I don’t want to die but at the same time I do….I don’t know what to do or who to talk to. I have so many great adults in my life I could discuss this with but I wouldn’t want to put them in an awkward situation by doing that. And I’m super sensitive, I break down crying at everything…happy, sad, mad, etc…

It’s just. I wish my school put me in one of those emotional support schedules back in 9th grade. Many nice people I knew were and they were going through a lot of shit like me too. But why not me? Why didn’t I get that? I don’t want to sound selfish but I think it would have helped me and…they just offered it to me NOW like…dude, teachers….it’s my “last” year….I’m happy now…why couldn’t I get the help I needed, when I needed it most? I don’t understand. The guidance counselor knew about my meds, my depression, my therapist, etc. So why didn’t i

I’m sorry, I’m bitching too much. If I could choose work over school, I would..I love my teachers, I love learning latin, anatomy – my two favourite subjects. But I can’t deal with this stress. I csnt deal with my past fuck-ups preventing me from progressing in the future and I know I’m just a stupid kid, but it’s just not fair. :(

Idk. I’m confused.the fuck is wrong with me?

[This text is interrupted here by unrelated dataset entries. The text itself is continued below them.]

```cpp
struct EarlyW {
    const float *__restrict__ w1, *__restrict__ b1, *__restrict__ g1, *__restrict__ be1;
};
template <bool CRITIC, class Hook = NoHook>
__device__ __forceinline__ void fwd_small_body(const int n, const float *__restrict__ obs,
                                               const float *__restrict__ action, const Weights &W,
                                               float *__restrict__ out, const Saved &sv, float *__restrict__ dq_da,
                                               float *__restrict__ z_state, float *__restrict__ h1_s,
                                               float *__restrict__ z_s, float *__restrict__ w1_s, const int row0,
                                               const float *__restrict__ obs_row_lane = nullptr,
                                               const bool act_given = false, const float act_row0 = 0.f,
                                               const float act_row1 = 0.f, unsigned long long *dq_words = nullptr,
                                               const unsigned dq_epoch = 0u, const EarlyW *early = nullptr,
                                               const Hook &loads_issued = Hook()) {
    const EarlyW E = early ? *early : EarlyW{W.w1, W.b1, W.g1, W.be1};
    const int tid = threadIdx.x, wave = tid >> 6, lane = tid & 63, l15 = lane & 15, l4 = lane >> 4;

    STAMP(0);
    constexpr int MT1 = (NT1 + NW - 1) / NW, MT2 = (NT2 + NW - 1) / NW;
    float4 pb1[RV], pg1[RV], pbe1[RV], pb2[RV], pg2[RV], pbe2[RV], pw3[RV], pwa[RV], pba[RV];
#pragma unroll
    for (int i = 0; i < RV; ++i) {
        const int c = rv_col(lane, i), cc = c < H1 ? c : 0;
        pb1[i] = *reinterpret_cast<const float4 *>(E.b1 + cc); pg1[i] = *reinterpret_cast<const float4 *>(E.g1 + cc);
        pbe1[i] = *reinterpret_cast<const float4 *>(E.be1 + cc);
    }
    f32x4 acc1[MT1];
#pragma unroll
    for (int i = 0; i < MT1; ++i) acc1[i] = f32x4{0.f, 0.f, 0.f, 0.f};
    constexpr int GU_F = 3;
    const bool img = W.img != nullptr;
    const int nt_f = (NT2 - wave + NW - 1) / NW;
    f16x8 bpre[GU_F][MT2][2];
    {
        float a[INP / 4];
        const float *arow = obs_row_lane ? obs_row_lane : obs + (size_t)min(row0 + l15, n - 1) * IN;
        const bool arow_ok = row0 + l15 < n;
        constexpr int W1_F4 = H1 * IN / 4, W1_PER = (W1_F4 + 64 * NW - 1) / (64 * NW);
        float4 wv[W1_PER];
#pragma unroll
        for (int q = 0; q < W1_PER; ++q) wv[q] = f4_ldu(E.w1 + 4 * min(tid + 64 * NW * q, W1_F4 - 1));
#pragma unroll
        for (int ks = 0; ks < INP / 4; ++ks) a[ks] = arow[min(ks * 4 + l4, IN - 1)];
        loads_issued();
        SUB(0);
#pragma unroll
        for (int q = 0; q < W1_PER; ++q)
            if (tid + 64 * NW * q < W1_F4) *reinterpret_cast<float4 *>(w1_s + 4 * (tid + 64 * NW * q)) = wv[q];
// ... 5 lines not shown
        float b[MT1][INP / 4];
#pragma unroll
        for (int i = 0; i < MT1; ++i) {
            const float *wr = w1_s + (min(wave + NW * i, NT1 - 1) * 16 + l15) * IN;
#pragma unroll
            for (int ks = 0; ks < INP / 4; ++ks) {
                const float v = wr[min(ks * 4 + l4, IN - 1)];
                b[i][ks] = ks * 4 + l4 < IN ? v : 0.f;
            }
        }
#pragma unroll
        for (int ks = 0; ks < INP / 4; ++ks)
#pragma unroll
            for (int i = 0; i < MT1; ++i)
                if (wave + NW * i < NT1) acc1[i] = __builtin_amdgcn_mfma_f32_16x16x4f32(a[ks], b[i][ks], acc1[i], 0, 0, 0);
        if (img) {
#pragma unroll
            for (int u = 0; u < GU_F; ++u)
#pragma unroll
                for (int i = 0; i < MT2; ++i) {
                    const _Float16 *bq = W.img + ((size_t)min(wave + NW * i, NT2 - 1) * FW_STEPS * 64 + lane) * 8 + 512 * u;
                    bpre[u][i][0] = *reinterpret_cast<const f16x8 *>(bq);
                    bpre[u][i][1] = *reinterpret_cast<const f16x8 *>(bq + IMG_FWD);
                }
        }
    }
    STAMP(1);
#pragma unroll
    for (int i = 0; i < MT1; ++i) {
        const int t = wave + NW * i;
        if (t < NT1) {
#pragma unroll
            for (int r = 0; r < 4; ++r) h1_s[(l4 * 4 + r) * HS1 + t * 16 + l15] = acc1[i][r];
        }
    }
    SUB(3);
    lds_barrier();
    SUB(4);
    _Float16 *const ap_s = reinterpret_cast<_Float16 *>(h1_s);
// ... 14 lines not shown
#pragma unroll
    for (int rr = 0; rr < TR / NW; ++rr) {
        const int lr = wave * (TR / NW) + rr, row = row0 + lr;
        const float mean = wave_sum64(f4_sum(xr[rr][0]) + f4_sum(xr[rr][1])) * (1.f / H1);
        float4 dv[RV];
        float ss = 0.f;
#pragma unroll
        for (int i = 0; i < RV; ++i) {
            const bool ok = rv_col(lane, i) < H1;
            const float4 x = xr[rr][i];
            dv[i] = ok ? make_float4(x.x - mean, x.y - mean, x.z - mean, x.w - mean) : f4_zero();
            ss = fmaf(dv[i].x, dv[i].x, ss); ss = fmaf(dv[i].y, dv[i].y, ss);
            ss = fmaf(dv[i].z, dv[i].z, ss); ss = fmaf(dv[i].w, dv[i].w, ss);
        }
        const float rstd = rsqrtf(wave_sum64(ss) * (1.f / H1) + 1e-5f);
        if (sv.rstd1 && lane == 0 && row < n) sv.rstd1[row] = rstd;
        const bool save = sv.xh1 && row < n;
#pragma unroll
        for (int i = 0; i < RV; ++i) {
            const int c = rv_col(lane, i);
            if (c < H1) {
                const float4 xh = make_float4(dv[i].x * rstd, dv[i].y * rstd, dv[i].z * rstd, dv[i].w * rstd);
                const float4 h = make_float4(fmaxf(fmaf(xh.x, pg1[i].x, pbe1[i].x), 0.f), fmaxf(fmaf(xh.y, pg1[i].y, pbe1[i].y), 0.f),
                                             fmaxf(fmaf(xh.z, pg1[i].z, pbe1[i].z), 0.f), fmaxf(fmaf(xh.w, pg1[i].w, pbe1[i].w), 0.f));
                if (img) {
                    uint2 ph, pm;
                    split4(make_float4(h.x * SXL, h.y * SXL, h.z * SXL, h.w * SXL), ph, pm);
                    *reinterpret_cast<uint2 *>(ap_s + lr * HSH + c) = ph;
                    *reinterpret_cast<uint2 *>(ap_s + TR * HSH + lr * HSH + c) = pm;
                } else {
                    *reinterpret_cast<float4 *>(&h1_s[lr * HS1 + c]) = h;
                }
// ... 20 lines not shown
            else { pwa[i] = f4_zero(); pba[i] = f4_zero(); }
        }
    };

    f32x4 acc2[MT2];
#pragma unroll
    for (int i = 0; i < MT2; ++i) acc2[i] = f32x4{0.f, 0.f, 0.f, 0.f};
    const float *wrow[MT2];
    bool wreal[MT2];
#pragma unroll
    for (int i = 0; i < MT2; ++i) {
        const int nn = (wave + NW * i) * 16 + l15;
        wreal[i] = wave + NW * i < NT2 && nn < H2;
        wrow[i] = W.w2 + (size_t)(wreal[i] ? nn : 0) * H1 + 4 * l4;
    }
    if (img) {
        const int nt = nt_f;
        const _Float16 *ah = ap_s + l15 * HSH + 8 * l4;
        const _Float16 *bh[MT2];
#pragma unroll
        for (int i = 0; i < MT2; ++i) bh[i] = W.img + ((size_t)min(wave + NW * i, NT2 - 1) * FW_STEPS * 64 + lane) * 8;
        constexpr int NS = FW_STEPS, GU = 3, NGRP = (NS + GU - 1) / GU;
        f16x8 bcur[GU][MT2][2], bnxt[GU][MT2][2];
        auto load_group = [&](const int g, f16x8 (&dst)[GU][MT2][2]) {
#pragma unroll
            for (int u = 0; u < GU; ++u)
#pragma unroll
                for (int i = 0; i < MT2; ++i) {
                    const int c = g * GU + u;
                    if (c < NS && i < nt) {
                        dst[u][i][0] = *reinterpret_cast<const f16x8 *>(bh[i] + 512 * c);
// ... 46 lines not shown
            bv[i] = *reinterpret_cast<const float4 *>(wrow[i] + 16 * c);
            if (!wreal[i]) bv[i] = make_float4(0.f, 0.f, 0.f, 0.f);
        }
#pragma unroll
        for (int i = 0; i < MT2; ++i) acc2[i] = __builtin_amdgcn_mfma_f32_16x16x4f32(av.x, bv[i].x, acc2[i], 0, 0, 0);
#pragma unroll
        for (int i = 0; i < MT2; ++i) acc2[i] = __builtin_amdgcn_mfma_f32_16x16x4f32(av.y, bv[i].y, acc2[i], 0, 0, 0);
#pragma unroll
        for (int i = 0; i < MT2; ++i) acc2[i] = __builtin_amdgcn_mfma_f32_16x16x4f32(av.z, bv[i].z, acc2[i], 0, 0, 0);
#pragma unroll
        for (int i = 0; i < MT2; ++i) acc2[i] = __builtin_amdgcn_mfma_f32_16x16x4f32(av.w, bv[i].w, acc2[i], 0, 0, 0);
    }
    }

    STAMP(3);
#pragma unroll
    for (int i = 0; i < MT2; ++i) {
        const int col = (wave + NW * i) * 16 + l15;
        if (wave + NW * i < NT2 && col < H2) {
#pragma unroll
            for (int r = 0; r < 4; ++r) z_s[(l4 * 4 + r) * DS + col] = acc2[i][r];
        }
    }
    lds_barrier();
    float avs[TR / NW];
#pragma unroll
    for (int rr = 0; rr < TR / NW; ++rr) {
        const int row = row0 + wave * (TR / NW) + rr;
        avs[rr] = (CRITIC && !z_state && row < n) ? (act_given ? (rr == 0 ? act_row0 : act_row1) : action[row]) : 0.f;
    }
    const float b3 = W.b3[0];
#pragma unroll
    for (int rr = 0; rr < TR / NW; ++rr) {
        const int lr = wave * (TR / NW) + rr, row = row0 + lr;
        float4 x[RV];
#pragma unroll
        for (int i = 0; i < RV; ++i) {
// ... 877 lines not shown
    int numel[MAXT], block_start[MAXT + 1];
    int count;
    _Float16 *img_p, *img_t;
};

Weights to_weights(const tt_mlp_weights *w) {
    return Weights{w->w1, w->b1, w->g1, w->be1, w->w2, w->b2, w->g2, w->be2, w->w3, w->b3, w->wa, w->ba,
                   reinterpret_cast<const _Float16 *>(w->fc2_img)};
}

bool ok_shape(const tt_mlp_weights *w, bool critic) {
    return w && w->in_dim == IN && w->fc1_dims == H1 && w->fc2_dims == H2 && w->w1 && w->b1 && w->g1 && w->be1 && w->w2 &&
           w->b2 && w->g2 && w->be2 && w->w3 && w->b3 && (!critic || (w->wa && w->ba));
}

bool to_saved(const tt_mlp_saved *s, Saved &sv) {
    if (!s || !s->xh1 || !s->h1 || !s->xh2 || !s->h2 || !s->rstd1 || !s->rstd2) return false;
    sv = Saved{s->xh1, s->h1, s->xh2, s->h2, s->rstd1, s->rstd2};
    return true;
}

bool to_bwd_out(const tt_mlp_bwd_ws *w, BwdOut &o) {
    if (!w || !w->dpre || !w->dz || !w->dx2 || !w->dy1 || !w->dx1) return false;
    o = BwdOut{w->dpre, w->dz, w->dx2, w->dy1, w->dx1};
    return true;
}

Grads to_grads(const tt_mlp_weights *g) {
    return Grads{const_cast<float *>(g->w1), const_cast<float *>(g->b1), const_cast<float *>(g->g1), const_cast<float *>(g->be1),
                 const_cast<float *>(g->w2), const_cast<float *>(g->b2), const_cast<float *>(g->g2), const_cast<float *>(g->be2),
// ... 49 lines not shown
```

### ddpg-trucktrailer_amd/fused_learn.py

```python
import ctypes as C

import torch

from ddpg_trucktrailer_amd import _lib as L
from ddpg_trucktrailer_amd import fused
from ddpg_trucktrailer_amd.replay_buffer import check_n_step

_p = L.ptr

_ORDER = ("fc1.weight", "fc1.bias", "bn1.weight", "bn1.bias", "fc2.weight", "fc2.bias", "bn2.weight", "bn2.bias")
_FIELDS = ("w1", "b1", "g1", "be1", "w2", "b2", "g2", "be2", "w3", "b3", "wa", "ba")


def _named(net):
    d = dict(net.named_parameters())
    head = "mu" if hasattr(net, "mu") else "q"
    names = list(_ORDER) + [head + ".weight", head + ".bias"]
    if hasattr(net, "action_value"):
        names += ["action_value.weight", "action_value.bias"]
    return [d[n] for n in names]


def _no_sync():
    return None
# ... 115 lines not shown
        cap, after = self.capacity, self.cursor[a]
        step, bad = np.empty(cap, np.int64), np.empty(cap, np.int32)
        vals = np.empty((len(L.LEARN_LOG_VALUES), cap), np.float64)
        n = C.c_int64(0)
        L.check(self.lib.tt_learn_log_drain(self._h, int(a), after, cap, step.ctypes.data, vals.ctypes.data, bad.ctypes.data, C.byref(n)))
        n = int(n.value)
        now = int(self.learners[a].step_dev.item())
        out = {"step": step[:n].copy(), "nonfinite": bad[:n].copy()}
        for name, col in zip(L.LEARN_LOG_VALUES, vals):
            out[name] = col[:n].copy()
        out["dropped"] = max(0, now // self.every - after // self.every) - n
        self.cursor[a] = max(now, after)
        return out


class FusedLearner:
    def __init__(self, agent, batch_size, fc2_images=None):
        import os
        assert fused.supported(agent.actor) and fused.supported(agent.critic)
        self.agent, self.B = agent, int(batch_size)
        dev = self.dev = agent.actor.fc1.weight.device
        self.lib = L.load()
        self.critic = _NetState(agent.critic, agent.target_critic, self.B, dev)
        self.actor = _NetState(agent.actor, agent.target_actor, self.B, dev)
        self.use_images = (os.environ.get("TT_LEARN_F32") != "1") if fc2_images is None else bool(fc2_images)
        self._wstruct, self._img, self._img_seen = {}, {}, {}
        for net in self._nets():
            self._make_weights(net)
        for st in (self.actor, self.critic):
            st.images = L.TTFc2Images(net=self._img_ptr(st.net), target=self._img_ptr(st.target)) if self.use_images else None
        f = dict(dtype=torch.float32, device=dev)
        B = self.B
        self.ws_t = dict(dpre=torch.empty(B, **f), dz=torch.empty((B, 300), **f), dx2=torch.empty((B, 300), **f),
                         dy1=torch.empty((B, 400), **f), dx1=torch.empty((B, 400), **f))
        self.ws = L.TTMlpBwdWs(**{k: v.data_ptr() for k, v in self.ws_t.items()})
        self.ws_actor_t = {k: torch.empty_like(v) for k, v in self.ws_t.items()}
        self.ws_actor = L.TTMlpBwdWs(**{k: v.data_ptr() for k, v in self.ws_actor_t.items()})
        self.mu_t, self.q_t, self.y, self.q, self.mu, self.q_pi, self.dq_da = (torch.empty(B, **f) for _ in range(7))
        self.step_dev = torch.zeros((), dtype=torch.int64, device=dev)
        self.bias_corr = torch.zeros(8, dtype=torch.float32, device=dev)
# ... 9 lines not shown
        self.hyp_critic = (gc["lr"], gc["betas"][0], gc["betas"][1], gc["eps"], gc["weight_decay"])

    def _nets(self):
        ag = self.agent
        return (ag.actor, ag.critic, ag.target_actor, ag.target_critic)

    def _states(self):
        return (self.actor, self.critic)

    def _make_weights(self, net):
        w = fused._fill_weights(net, L.TTMlpWeights())
        if self.use_images:
            img = torch.zeros(int(self.lib.tt_mlp_fc2_image_bytes()), dtype=torch.uint8, device=self.dev)
            self._img[id(net)] = img
            w.fc2_img = img.data_ptr()
        self._wstruct[id(net)] = (tuple(p.data_ptr() for p in net.parameters()), w)
        self._img_seen[id(net)] = None

    def _img_ptr(self, net):
        t = self._img.get(id(net))
        return None if t is None else t.data_ptr()

    def w(self, net):
        key, w = self._wstruct[id(net)]
        if key != tuple(p.data_ptr() for p in net.parameters()):
            self._make_weights(net)
            for st in self._states():
                if self.use_images:
                    st.images = L.TTFc2Images(net=self._img_ptr(st.net), target=self._img_ptr(st.target))
            w = self._wstruct[id(net)][1]
# ... 136 lines not shown
                L.check(self.lib.tt_mlp_forward_multi_sampled(B, 4, jobs, C.byref(sample), snap, self._stream()))
        else:
            L.check(self.lib.tt_mlp_forward_multi(B, 4, jobs, self._stream()))
        self._rows(rewards, done_u8, window_dev, image, n_step)
        self._weights(self.critic, self.hyp_critic, ag.tau, states, actions, self.ws, adam=fuse_adam)

    def fwd_jobs(self, states, actions, states_):
        ag = self.agent
        jobs = (L.TTFwdJob * 4)()
        for j, (net, crit, obs, act, out, saved, zst) in enumerate((
                (ag.target_actor, 0, states_, None, self.mu_t, None, None),
                (ag.target_critic, 1, states_, None, None, None, self.z_t),
                (ag.critic, 1, states, actions, self.q, self.critic.saved, None),
                (ag.actor, 0, states, None, self.mu, self.actor.saved, None))):
            jobs[j].critic, jobs[j].obs, jobs[j].action = crit, L.ptr(obs), L.ptr(act)
            jobs[j].w, jobs[j].out = C.pointer(self.w(net)), L.ptr(out)
            jobs[j].saved = C.pointer(saved) if saved is not None else None
            jobs[j].dq_da, jobs[j].z_state = None, L.ptr(zst)
        return jobs

    def td_input(self, rewards, done_u8, window_dev=None, n_step=1):
        ag = self.agent
        gamma = nstep_discount(ag.gamma, n_step)
        return L.TTTdInput(z_state=self.z_t.data_ptr(), mu_target=self.mu_t.data_ptr(),
                           target_critic=C.pointer(self.w(ag.target_critic)), reward=rewards.data_ptr(),
                           done=done_u8.data_ptr(), gamma=gamma, y_out=self.y.data_ptr(),
                           q_out=self.q_t.data_ptr(), step_dev=self.step_dev.data_ptr(), window_dev=L.ptr(window_dev),
                           bias_corr_out=self.bias_corr.data_ptr(), adam_beta1=self.hyp_critic[1], adam_beta2=self.hyp_critic[2])

    def _rows(self, rewards, done_u8, window_dev=None, image=None, n_step=1):
        ag, B = self.agent, self.B
# ... 85 lines not shown
```

### include/ttenv.h

```cpp
#ifndef TTENV_H
#define TTENV_H

#include <stddef.h>
#include <stdint.h>

#ifdef __cplusplus
extern "C" {
#endif

#define TT_VERSION 3
#define TT_OBS_DIM 23
#define TT_MAX_EPISODE_STEPS 4095

enum { TT_OK = 0, TT_EINVAL = -1, TT_ENOMEM = -2, TT_EHIP = -3, TT_ENODEV = -4 };
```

Category: asked December 3, 2013

5 Answers

0
Nothing is wrong with you, you are just over thinking the little things. I know you do not care much for school, but always do your best even if its the easiest way out. Trust me I didn't care much for school either. Again do your best, make some friends have a social life, you taking meds and going to talk to therapists makes you more depressed. Having friends and or maybe a boy/girl friend and just enjoy every part of your life. Good Luck!
0
@catherine Thank you. I used to think I was manic but I was never a fan of self-diagnosing myself. Yes, my thoughts are very scattered. I don't know how to describe myself or what to think of myself and I'm very confused.@some-girl22 While I appreciate the help, the problem is not me "not liking" school. It's about my depression and how it prevented me from doing as good as I could have, I never got the proper attention/special help I feel like I should have had, and I have wonderful friends. My social life is fine. That's not the problem, but thanks anyways.
0
Do you often feel like you are "not good enough" for things like receiving presents, or even graduating? Also, are you setting a hurtle in front of you by not not being able to get a job because you don't have your license? Do you mind if I ask if you have a parent that is an alcoholic?
0
@HDOT Well I don't think I'm good enough for receiving presents, but I know for a fact I'm not graduating thanks to my younger-self making some pretty poor decisions. I don't like to blame things on others much but honestly, I wish I had gotten more help in my school when I was struggling back then. But nope, they had to wait until the last minute for that shit. My parents are not alcoholic. Don't smoke, don't drink (excessively).
0
years from now you will look back and see how at this moment, you had all kinds of possibilities open to you. because you do! you know what you can do? you can get your GED and be out of school. You will have the equivalent of a high school diploma, you can go to a community college or trade school or join the military or whatever you want to do. yes! nothing you have done in the last few years needs to hold you back from life, and that's the truth. make your plan, my friend. what do you want to do? then go do it and put all of yourself into it--you will make an incredible life for yourself if you do.